Mohon tunggu...
ika vijayanti lailatul
ika vijayanti lailatul Mohon Tunggu... Mahasiswa - mahasiswa

mahasiswa sosiologi

Selanjutnya

Tutup

Ruang Kelas Pilihan

Pengaruh Pendidikan terhadap Pencegahan Pernikahan Dini

24 Juni 2024   18:00 Diperbarui: 24 Juni 2024   18:10 68
+
Laporkan Konten
Laporkan Akun
Kompasiana adalah platform blog. Konten ini menjadi tanggung jawab bloger dan tidak mewakili pandangan redaksi Kompas.
Lihat foto
Ruang Kelas. Sumber Ilustrasi: PAXELS

Ika Vijayanti Lailatul Fitria - Mahasiswi Program Studi Sosiologi Fakultas Ilmu Sosial dan Ilmu Politik Universitas muhammadiyah Malang

Beberapa daerah di Kabupaten Malang pernikahan dini atau pernikahan usia anak yang berusia di bawah 18 tahun masih menjadi permasalahan yang rentan terjadi, umumnya pada daerah terpencil di Kabupaten Malang. Berdasarkan hasil penelitian mengenai angka pernikahan dini di Kabupaten Malang yang dilakukan oleh dosen Bimbingan Konseling Universitas Negeri Malang pada bulan Agustus tahun 2023, Kabupaten Malang mencapai angka 1.434 perkara pemohon dispensasi nikah, dan sebanyak 1.393 perkara pengajuan dispensasi nikah telah diputus, angka tersebut tercatat tertinggi di Jawa Timur sepanjang 2022. Permasalahan tersebut terjadi karena ada beberapa faktor yang mempengaruhi. Salah satunya adalah budaya, pendidikan yang kurang merata, dan kemiskinan, beberapa orang tua beranggapan bahwa anak dapat menjadi penyelamat ekonomi keluarga.

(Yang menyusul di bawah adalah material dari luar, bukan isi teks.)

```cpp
template <int F, int NW, int STRIDE, class IN, class OUT, int C, int LUT_ID, int CS, int JTOFF, class LAY = Lay56>
YF_STAGE_FN void dw2_stage(char* frames, const uint8_t* __restrict__ tab, int wave, int lane) {
  typedef DwGeo<F, STRIDE, IN, OUT> G;
  constexpr int W = G::W, FL = G::FL, JPG = G::JPG;
  constexpr int NG = (C + 3) / 4, JOBS = NG * JPG;
  constexpr int DROW = STRIDE * IN::ROWB;
  constexpr int TS = IN::S, TR = IN::ROWB;
  constexpr int SLOT = LAY::slot(CS);
  static_assert(yf_cs_dw[CS] >= 0 && NG == plan_passes(CS), "stage and constant block agree");
  const int g = lane >> 4, c = lane & 15;
  const int fl = (FL == 2) ? (c >> 3) : 0;
  const int xl = (FL == 2) ? min(c & 7, W - 1) : min(c, W - 1);
  const char* lane_in = frames + fl * IN::FS + g * G::R * DROW + xl * STRIDE * IN::S;
  char* lane_out = frames + fl * IN::FS + (g * G::R * W + xl) * OUT::S;
  const bool a_on = (c >> 2) == g;
  const uint32_t a_lane = a_on ? (uint32_t)(SLOT + 4 * (c & 3)) : (uint32_t)LAY::ZERO;
  const uint32_t a_step = a_on ? (uint32_t)YF_DWV_GROUP_BYTES : 0u;
  const uint8_t* sc = tab + PLAN.sb_off[CS];
  int j, j1;
  job_range<JOBS, NW>(wave, j, j1);
  int cg = (int)((uint32_t)j / (uint32_t)JPG), jj = j - cg * JPG, left = j1 - j;
  while (left > 0) {
    const uint32_t wa = a_lane + (uint32_t)cg * a_step;
    v4i a0, a1, a2 = {0, 0, 0, 0};
    a0 = v4i{(int)*(lds_u32_ptr)(wa), (int)*(lds_u32_ptr)(wa + 16), (int)*(lds_u32_ptr)(wa + 32), (int)*(lds_u32_ptr)(wa + 48)};
    a1 = v4i{(int)*(lds_u32_ptr)(wa + 64), (int)*(lds_u32_ptr)(wa + 80), (int)*(lds_u32_ptr)(wa + 96), (int)*(lds_u32_ptr)(wa + 112)};
    a2[0] = (int)*(lds_u32_ptr)(wa + 128);
    PassV pv;
    pv.m2 = lds_v4u((uint32_t)(SLOT + cg * YF_DWV_GROUP_BYTES + 144));
    pv.zr = lds_v4u((uint32_t)(SLOT + cg * YF_DWV_GROUP_BYTES + 160));
    const uint8_t* s = sc + cg * (int)sizeof(yf_pass_s);
    const PassS k = PassS{*(cv4ul_ptr)(uintptr_t)s, *(cv4i_ptr)(uintptr_t)(s + 32)};
    const char* lin = lane_in + 4 * cg;
    char* lout = lane_out + 4 * cg;
    auto entry = [&](int job) { return *(lds_u2_ptr)(uint32_t)(LAY::JT + JTOFF + 8 * min(job, JPG - 1)); };
    auto taps = [&](const v2u e, v4i& b0, v4i& b1, v4i& b2, char*& dst) {
      const char* src = lin + e[0];
      b0[0] = (int)lds_u32(src);               b0[1] = (int)lds_u32(src + TS);          b0[2] = (int)lds_u32(src + 2 * TS);
      b0[3] = (int)lds_u32(src + TR);          b1[0] = (int)lds_u32(src + TR + TS);     b1[1] = (int)lds_u32(src + TR + 2 * TS);
      b1[2] = (int)lds_u32(src + 2 * TR);      b1[3] = (int)lds_u32(src + 2 * TR + TS); b2[0] = (int)lds_u32(src + 2 * TR + 2 * TS);
      dst = lout + e[1];
    };
    auto conv = [&](const v4i& b0, const v4i& b1, const v4i& b2) {
      v4i acc = acc_init(pv.zr);
      acc = __builtin_amdgcn_mfma_i32_16x16x64_i8(a0, b0, acc, 0, 0, 0);
      acc = __builtin_amdgcn_mfma_i32_16x16x64_i8(a1, b1, acc, 0, 0, 0);
      return __builtin_amdgcn_mfma_i32_16x16x64_i8(a2, b2, acc, 0, 0, 0);
    };
    auto finish = [&](const v4i& acc, char* dst) {
      if (YF_HALF_PASS && C % 4 == 2 && cg == NG - 1) {
        int idx2[2];
        requant2<true, false, RQ_FP32>(acc, pv.m2, pv.zr, k.c64, k.rs, idx2);
        *reinterpret_cast<uint32_t*>(dst) = join2(lutb<LUT_ID>(idx2[0]), lutb<LUT_ID>(idx2[1]));
      } else {
        int idx[4];
        requant4<true, false, RQ_FP32>(acc, pv.m2, pv.zr, k.c64, k.rs, idx);
        *reinterpret_cast<uint32_t*>(dst) = join4(lutb<LUT_ID>(idx[0]), lutb<LUT_ID>(idx[1]), lutb<LUT_ID>(idx[2]), lutb<LUT_ID>(idx[3]));
      }
    };
    const int n = min(left, JPG - jj);
    if constexpr (G::R > 1) {
      const v4i ar[3] = {v4i{a0[0], a0[1], a0[2], 0}, v4i{a0[3], a1[0], a1[1], 0}, v4i{a1[2], a1[3], a2[0], 0}};
      for (int i = 0; i < n; ++i) {
        const v2u e = entry(jj + i);
        const char* src = lin + e[0];
        char* dst = lout + e[1];
        auto row = [&](int r) {
          const char* p = src + r * TR;
          return v4i{(int)lds_u32(p), (int)lds_u32(p + TS), (int)lds_u32(p + 2 * TS), any_value()};
        };
        v4i w0 = row(0), w1 = row(1);
#pragma unroll
        for (int y = 0; y < G::R; ++y) {
          const v4i w2 = row(y + 2);
          v4i acc = acc_init(pv.zr);
          acc = __builtin_amdgcn_mfma_i32_16x16x64_i8(ar[0], w0, acc, 0, 0, 0);
          acc = __builtin_amdgcn_mfma_i32_16x16x64_i8(ar[1], w1, acc, 0, 0, 0);
          acc = __builtin_amdgcn_mfma_i32_16x16x64_i8(ar[2], w2, acc, 0, 0, 0);
          finish(acc, dst + y * W * OUT::S);
          w0 = w1; w1 = w2;
        }
      }
      left -= n; ++cg; jj = 0;
      continue;
    }
    int i = 0;
    v2u e0 = entry(jj), e1 = entry(jj + 1);
    for (; i + 1 < n; i += 2) {
      v4i p0, p1, p2 = {0, any_value(), any_value(), any_value()}, q0, q1, q2 = {0, any_value(), any_value(), any_value()};
      char *dp, *dq;
      taps(e0, p0, p1, p2, dp);
      taps(e1, q0, q1, q2, dq);
      e0 = entry(jj + i + 2); e1 = entry(jj + i + 3);
      const v4i ap = conv(p0, p1, p2);
      const v4i aq = conv(q0, q1, q2);
      finish(ap, dp);
      finish(aq, dq);
    }
    if (i < n) {
      v4i b0, b1, b2 = {0, any_value(), any_value(), any_value()};
      char* dst;
      taps(e0, b0, b1, b2, dst);
      finish(conv(b0, b1, b2), dst);
    }
    left -= n; ++cg; jj = 0;
  }
}
template <int FT> constexpr int pool25_waves() { return (FT * 42 + 63) / 64; }
template <int FT, class T15, class T30, bool STASH = false>
YF_STAGE_FN void pool25_cols(char* frames, int item) {
  static_assert(T15::W == 14 && T15::H == 14 && T30::W == 7 && T15::FS == T30::FS, "pool_25 geometry");
  const int t = DivW<6>::div(item), cg = item - 6 * t;
  const int f = DivW<7>::div(t), ox = t - 7 * f;
  if (f >= FT) return;
  char* fbase = frames + f * T15::FS;
  const char* base = fbase + T15::at(0, 0) + 4 * cg;
  constexpr int S = T15::S, ROW = T15::ROWB;
  const int c0 = max(2 * ox - 1, 0) * S, c1 = 2 * ox * S, c2 = c1 + S, c3 = min(2 * ox + 2, 13) * S;
  auto hrow = [&](int r) {
    const char* p = base + r * ROW;
    return SplitB(lds_u32(p + c0)).mx(SplitB(lds_u32(p + c1))).mx(SplitB(lds_u32(p + c2))).mx(SplitB(lds_u32(p + c3)));
  };
  char* dst = fbase + T30::OFF + ox * T30::S + 4 * cg;
  SplitB prev = hrow(0);
#pragma unroll
  for (int oy = 0; oy < 7; ++oy) {
    SplitB next = hrow(2 * oy + 1);
    if (2 * oy + 2 <= 13) next = next.mx(hrow(2 * oy + 2));
    const SplitB mxv = prev.mx(next);
    *reinterpret_cast<uint32_t*>(dst + oy * (7 * T30::S)) = lut4_raw<YF_L_Q45>(mxv);
    if constexpr (STASH) *reinterpret_cast<uint32_t*>(dst + oy * (7 * T30::S) + 24) = mxv.merge();
    prev = next;
  }
}
}
#ifndef YF_GENERIC
#include "yf_fused56.hip.h"
#else
#ifdef YF_LAB
#include "yf_lab_layerwise.hip.h"
#endif
#include "yf_band160.hip.h"
#endif

}
#pragma clang diagnostic pop
```
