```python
class FusedDeformMLP:

    def __init__(self, mlp: DeformMLP, B: int):
        if not fused_supported(mlp, B):
            raise _C.SkgsError(f'fused deform MLP: unsupported shape (rows {B}, hidden {mlp.dynamic_net.dim_hidden}, '
                               f'input {mlp.dynamic_net.in_channels}); use DeformMLPRunner')
        self.mlp, self.lib, self.B = mlp, _C.load_library(), int(B)
        net = mlp.dynamic_net
        dev = net.last_weight.device
        if dev.type != 'cuda':
            raise _C.SkgsError('fused deform MLP needs the network on a HIP device; sk_gs_amd has no CPU path')
        f32 = dict(dtype=torch.float32, device=dev)
        self.x0 = torch.empty((B, net.in_channels), **f32)
        self.acts = torch.empty((net.num_layers, B, net.dim_hidden), **f32)
        self.out = torch.empty((B, sum(net.out_channels)), **f32)
        self.lib.skgs_deform_mlp_workspace_bytes.restype = C.c_size_t
        d = self._desc(None)
        nbytes = self.lib.skgs_deform_mlp_workspace_bytes(C.byref(d))
        if nbytes == 0:
            _C._check(1)
        self.workspace = torch.empty((nbytes,), dtype=torch.uint8, device=dev)
        _C._check(self.lib.skgs_deform_mlp_workspace_init(C.c_void_p(self.workspace.data_ptr()), C.c_size_t(nbytes),
                                                          _C._stream()))

    def _desc(self, grads: Optional[Sequence[Tensor]], head_out: Optional[Sequence[Tensor]] = None,
              head_gout: Optional[Sequence[Tensor]] = None) -> _MlpDesc:
        m, net = self.mlp, self.mlp.dynamic_net
        flat = getattr(self, '_flat_params', None)
        if flat is None:
            flat = self._flat_params = [p for l in net.net for p in (l.weight, l.bias)] + [net.last_weight, net.last_bias]
        key = tuple(p.data_ptr() for p in flat)
        d = getattr(self, '_desc_cache', None)
        if d is None or self._desc_key != key:
            d = _MlpDesc()
            d.B, d.p_dim, d.p_degree, d.t_dim, d.t_degree = self.B, m.p_in, m.p_degree, m.t_in, m.t_degree
            d.hidden, d.n_layers = net.dim_hidden, net.num_layers + 1
            dims = net.layer_dims()
            for i, (in1, in2) in enumerate(dims):
                w, b = flat[2 * i], flat[2 * i + 1]
                assert w.is_contiguous() and b.is_contiguous() and w.dtype == torch.float32
                L = d.layer[i]
                L.W, L.bias = w.data_ptr(), b.data_ptr()
                L.in_hidden, L.in_x0 = (0, in1) if i == 0 else (in1, in2)
                L.out, L.relu = w.shape[0], int(i < net.num_layers)
            self._desc_cache, self._desc_key = d, key
        if grads is not None:
            for i in range(d.n_layers):
                gw, gb, w, b = grads[2 * i], grads[2 * i + 1], flat[2 * i], flat[2 * i + 1]
                assert gw.is_contiguous() and gb.is_contiguous() and gw.shape == w.shape and gb.shape == b.shape
                d.layer[i].gW, d.layer[i].gb = gw.data_ptr(), gb.data_ptr()
        heads = head_out if head_out is not None else head_gout
        d.n_heads = 0
        if heads is not None:
            assert len(heads) == len(net.out_channels) <= 4
            d.n_heads = len(heads)
            for j, (h, oc) in enumerate(zip(heads, net.out_channels)):
                assert h.is_cuda and h.is_contiguous() and h.dtype == torch.float32 and tuple(h.shape) == (self.B, oc)
                d.head_dim[j] = oc
                (d.head_out if head_out is not None else d.head_gout)[j] = h.data_ptr()
                (d.head_gout if head_out is not None else d.head_out)[j] = None
        return d

    def forward(self, points: Tensor, t: Tensor, head_out: Optional[Sequence[Tensor]] = None,
                out: Optional[Tensor] = None, bones: Optional[BoneChainDesc] = None, side_adam=None) -> Tensor:
        assert points.is_cuda and points.is_contiguous() and points.dtype == torch.float32 and points.shape[0] == self.B
        assert t.is_cuda and t.dtype == torch.float32 and t.numel() == self.mlp.t_in
        out = self.out if out is None else out
        assert out.is_cuda and out.is_contiguous() and out.shape == self.out.shape and out.dtype == torch.float32
        d = self._desc(None, head_out=head_out)
        if bones is not None:
            assert head_out is not None
            _C._check(self.lib.skgs_skeleton_forward(
                C.byref(d), C.byref(bones), C.c_void_p(points.data_ptr()), C.c_void_p(t.data_ptr()),
                C.c_void_p(self.x0.data_ptr()), C.c_void_p(self.acts.data_ptr()), C.c_void_p(self.workspace.data_ptr()),
                C.c_size_t(self.workspace.numel()), None if side_adam is None else C.byref(side_adam), _C._stream()))
# ... 188 lines not shown
```

### sk_gs_amd/fused_step.py

```python
import ctypes as C
import os
from typing import Optional

import torch
from torch import Tensor

from sk_gs_amd import _C
from sk_gs_amd.model import SkinnedGaussians
from sk_gs_amd.renderer.gaussian_render import GaussianRasterizationSettings


def _p(t: Optional[Tensor]) -> C.c_void_p:
    return C.c_void_p(None if t is None else t.data_ptr())
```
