+        cv = *reinterpret_cast<const float4*>(CVs + lane * 4);
+        has_cv = true;
         LAYER_DBG(17);
-        wave_layernorm256_rows<RW>(x1, lp, a.eps);
-        LAYER_DBG(18);
+    } else {
+        const int n_valid_keys = min(a.S, a.n_prefix + a.lengths[b]);
+        const BiasRegs<NTL> bias_o = bias_load<NTL>(a.bo, wave * CW, 256);
+        BRing<NTL, PFA> ring_o;
+        prime_packed(ring_o, a.wo, 8, wave * NTL, 16, 8);
+        if (cv_in) {
+            bias_c = bias_load<NTL>(a.cf_b + 256 * a.layer, wave * CW, 256);
+            for (int i = tid; i < 15 * ldq / 8; i += NT) reinterpret_cast<uint4*>(Zh + ldq)[i] = make_uint4(0u, 0u, 0u, 0u);
+            if (wave == 0) rows_to_h16(Zh, ldq, 0, lane, *reinterpret_cast<const float4*>(a.z + (size_t)b * 256 + lane * 4));
+        }
+        LAYER_DBG(0);
+        {
+            uint4 qv[4];
+#pragma unroll
+            for (int it = 0; it < RW / 2; ++it) {
+                const int idx = tid + it * NT, row = idx >> 5, c8 = (idx & 31) * 8, s = q0 + row;
+                qv[it] = *reinterpret_cast<const uint4*>(a.q + (base_in + (s < a.q_rows ? s : 0)) * 256 + c8);
+                if (s >= a.q_rows) qv[it] = make_uint4(0u, 0u, 0u, 0u);
+            }
+#pragma unroll
+            for (int it = 0; it < RW / 2; ++it) {
+                const int idx = tid + it * NT, row = idx >> 5, c8 = (idx & 31) * 8;
+                *reinterpret_cast<uint4*>(Qh + row * ldq + c8) = qv[it];
+            }
+        }
+        __syncthreads();
+        LAYER_DBG(1);
+        const int NT16 = (a.S + 15) >> 4;
+        const uint4* Kp = a.kp + bin * NT16 * 512;
+        for (int c0 = 0; c0 < a.Sp; c0 += CH_N) {
+            const int n0 = c0 + wave * CW;
+            f32x4 acc[MTL][NTL];
+            acc_zero(acc);
+            if (n0 < a.S) gemm_packed<MTL, NTL, PFK>(Qh, ldq, Kp, 8, n0 >> 4, NT16, 8, acc);
+#pragma unroll
+            for (int nt = 0; nt < NTL; ++nt) {
+                const int c = n0 + nt * 16 + r;
+                const bool ok = c < n_valid_keys;
+#pragma unroll
+                for (int mt = 0; mt < MTL; ++mt)
+#pragma unroll
+                    for (int i = 0; i < 4; ++i) Ps[(mt * 16 + 4 * kq + i) * ldp + c] = ok ? acc[mt][nt][i] * a.scale : -INFINITY;
+            }
+        }
+        __syncthreads();
+        LAYER_DBG(2);
+        if (cv_in) prime_packed(ring_c, a.cf_w, 8, cv_t0, 16 * SEEME_NLAYERS, 8);
+        LAYER_DBG(21);
+        if (a.Sp == 256) attn_softmax_rows<4, RW>(Ps, ldp, Ph, ldph, wave, lane);
+        else attn_softmax_rows<8, RW>(Ps, ldp, Ph, ldph, wave, lane);
+        __syncthreads();
+        LAYER_DBG(3);
+        if (cv_in) form_cvec();
+        LAYER_DBG(22);
+        {
+            f32x4 acc[MTL][NTL];
+            acc_zero(acc);
+            const int K32 = (n_valid_keys + 31) >> 5;
+            gemm_packed<MTL, NTL, PFK>(Ph, ldph, a.vp + bin * 16 * (a.spv >> 5) * 64, a.spv >> 5, wave * NTL, 16, K32, acc);
+            acc_store_h16<MTL, NTL>(acc, Qh, ldq, wave * CW, nullptr, SEEME_ACT_NONE);
+        }
+        __syncthreads();
+        LAYER_DBG(4);
+        {
+            f32x4 acc[MTL][NTL];
+            acc_zero(acc);
+            gemm_packed<MTL, NTL, PFA>(Qh, ldq, a.wo, 8, wave * NTL, 16, 8, acc, ring_o);
+#ifdef H16_DBG_TIMES
+            asm volatile("" : "+v"(acc[0][0][0]), "+v"(acc[MTL - 1][NTL - 1][3]));
+            LAYER_DBG(23);
+#endif
+            acc_store_lds<MTL, NTL>(acc, Cs, ldc, wave * CW, bias_o, SEEME_ACT_NONE);
+        }
+        LAYER_DBG(24);
+        bias1 = bias_load<N1>(a.b1, wave * (128 / WAVES), 128);
+        bias2 = bias_load<NTL>(a.b2, wave * CW, 256);
+        prime_packed(ring1, a.w1, 8, wave * N1, 8, 8);
+        prime_packed(ring2, a.w2, 4, wave * NTL, 16, 4);
+        LAYER_DBG(25);
+        __syncthreads();
+        LAYER_DBG(5);
+        {
+            const LnParams lp = ln_params256_opt(a.n1_w, a.n1_b, a.n1_w);
+            lc = ln_params256_opt(a.lnc_w, a.lnc_b, a.n1_w);
+            float4 xr[RW];
+            has_cv = cv_in || a.cvec != nullptr;
+            cv = cv_in ? *reinterpret_cast<const float4*>(CVs + lane * 4)
+                       : *reinterpret_cast<const float4*>((a.cvec != nullptr ? a.cvec + (size_t)b * a.cvec_ld : a.n1_w) + lane * 4);
+#pragma unroll
+            for (int rr = 0; rr < RW; ++rr) {
+                const int s = q0 + wave * RW + rr;
+                xr[rr] = *reinterpret_cast<const float4*>(a.res + (base_in + (s < a.q_rows ? s : 0)) * 256 + lane * 4);
+            }
+            __builtin_amdgcn_sched_barrier(0);
+            LAYER_DBG(16);
+#pragma unroll
+            for (int rr = 0; rr < RW; ++rr) {
+                const float4 v = *reinterpret_cast<const float4*>(Cs + (wave * RW + rr) * ldc + lane * 4);
+                x1[rr] = make_float4(v.x + xr[rr].x, v.y + xr[rr].y, v.z + xr[rr].z, v.w + xr[rr].w);
+            }
+            LAYER_DBG(17);
+            wave_layernorm256_rows<RW>(x1, lp, a.eps);
+        }
+        if (l0_build) {
+#pragma unroll
+            for (int rr = 0; rr < RW; ++rr) {
+                const int s = q0 + wave * RW + rr;
+                if (s < a.q_rows) *reinterpret_cast<float4*>(a.x1_out + (size_t)s * 256 + lane * 4) = x1[rr];
+            }
+            return;
+        }
+    }
+    LAYER_DBG(18);
+    {
         if (has_cv) {
 #pragma unroll
             for (int rr = 0; rr < RW; ++rr) x1[rr] = make_float4(x1[rr].x + cv.x, x1[rr].y + cv.y, x1[rr].z + cv.z, x1[rr].w + cv.w);
@@ -1092,15 +1154,16 @@
     }
 }
 
-template <int WAVES, int RW>
+template <int WAVES, int RW, bool L0 = false>
 static int launch_layer_w(const LayerHArgs& a, hipStream_t st) {
     constexpr int ROWS = RW * WAVES;
     if (a.z != nullptr && !layer_cvec_in<WAVES, RW>()) return seeme_fail("layer_h: this instantiation does not form the cross-attention vector");
+    if ((a.x1_in != nullptr || a.x1_out != nullptr) != L0) return seeme_fail("layer_h: rows after norm1 passed to the wrong instantiation");
     const size_t lds = (size_t)ROWS * (a.Sp + LDS_PAD) * 4 + (size_t)ROWS * (256 + HPAD) * 2 +
                        (layer_cvec_in<WAVES, RW>() ? (size_t)16 * (256 + HPAD) * 2 + 256 * 4 : 0);
     dim3 grid((a.q_rows + ROWS - 1) / ROWS, a.B);
-    SEEME_HIP(hipFuncSetAttribute((const void*)k_layer_h<WAVES, RW>, hipFuncAttributeMaxDynamicSharedMemorySize, (int)lds));
-    hipLaunchKernelGGL((k_layer_h<WAVES, RW>), grid, dim3(64 * WAVES), lds, st, a);
+    SEEME_HIP(hipFuncSetAttribute((const void*)k_layer_h<WAVES, RW, L0>, hipFuncAttributeMaxDynamicSharedMemorySize, (int)lds));
+    hipLaunchKernelGGL((k_layer_h<WAVES, RW, L0>), grid, dim3(64 * WAVES), lds, st, a);
     return seeme_check_launch("k_layer_h");
 }
 static int layer_form(int B, int q_rows, int S) {
@@ -1119,6 +1182,8 @@
     a.Sp = (a.S + CH_N - 1) / CH_N * CH_N;
     const int form = layer_form(a.B, a.q_rows, a.S);
     if (form == 2) return launch_layer_w<8, 8>(a, st);
+    if (form != 1) a.x1_in = nullptr;
+    if (form == 1 && a.x1_in != nullptr) return launch_layer_w<8, 4, true>(a, st);
     return form == 1 ? launch_layer_w<8, 4>(a, st) : launch_layer_w<4, 8>(a, st);
 }
 
@@ -1423,19 +1488,22 @@
     return launch_layer_h(a, st);
 }
 
-struct DecPro { float* x; KvSet kv; };
+static bool dec_fused(int T, int F) { return vae_fused_enabled() && ((T + 31) & ~31) <= 2 * T && F <= 256; }
+struct DecPro { float* x; KvSet kv; float* x1; int32_t* len; };
 static DecPro carve_dec_pro(void* buf, int T) {
     char* p = static_cast<char*>(buf);
     DecPro d;
     d.x = reinterpret_cast<float*>(p); p += (size_t)T * 256 * 4;
     d.kv.q = reinterpret_cast<unsigned short*>(p); p += (size_t)T * 256 * 2;
     d.kv.kp = reinterpret_cast<uint4*>(p); p += (size_t)((T + 15) >> 4) * 512 * 16;
-    d.kv.vp = reinterpret_cast<uint4*>(p);
+    d.kv.vp = reinterpret_cast<uint4*>(p); p += (size_t)((T + 31) >> 5) * 16 * 64 * 16;
+    d.x1 = reinterpret_cast<float*>(p); p += (size_t)T * 256 * 4;
+    d.len = reinterpret_cast<int32_t*>(p);
     return d;
 }
 extern "C" size_t seeme_vae_dec_prologue_bytes(int T) {
     if (T < 1) return 0;
-    return (size_t)T * 256 * 6 + (size_t)((T + 15) >> 4) * 512 * 16 + (size_t)((T + 31) >> 5) * 16 * 64 * 16;
+    return (size_t)T * 256 * 10 + (size_t)((T + 15) >> 4) * 512 * 16 + (size_t)((T + 31) >> 5) * 16 * 64 * 16 + 16;
 }
 static int launch_dec_pro(const SeemeVaeWeights* w, int T, float* x, const KvSet& kv, hipStream_t st) {
     ProHArgs p{};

Kategori usia anak berdasarkan yang ditetapkan dalam UU No.35 tahun 2014 tentang Perlindungan Anak (pasal 1, ayat 1), anak adalah seseorang yang belum berusia 18 (delapan belas) tahun, termasuk anak yang masih dalam kandungan. Sedangkan usia perkawinan telah ditetapkan dalam UU No.16 tahun 2019 tentang Perkawinan (pasal 1, ayat 1), menyatakan bahwa perkawinan hanya diizinkan apabila pria dan wanita sudah mencapai umur 19 (sembilan belas) tahun. Pernikahan dini bisa disebut dengan pernikahan anak yaitu pernikahan yang dilakukan sebelum anak usia 18 tahun, sebelum anak dianggap mampu secara fisik, fisiologis, dan psikologis untuk mempertanggungjawabkan segala hal  permasalahan dalam pernikahan.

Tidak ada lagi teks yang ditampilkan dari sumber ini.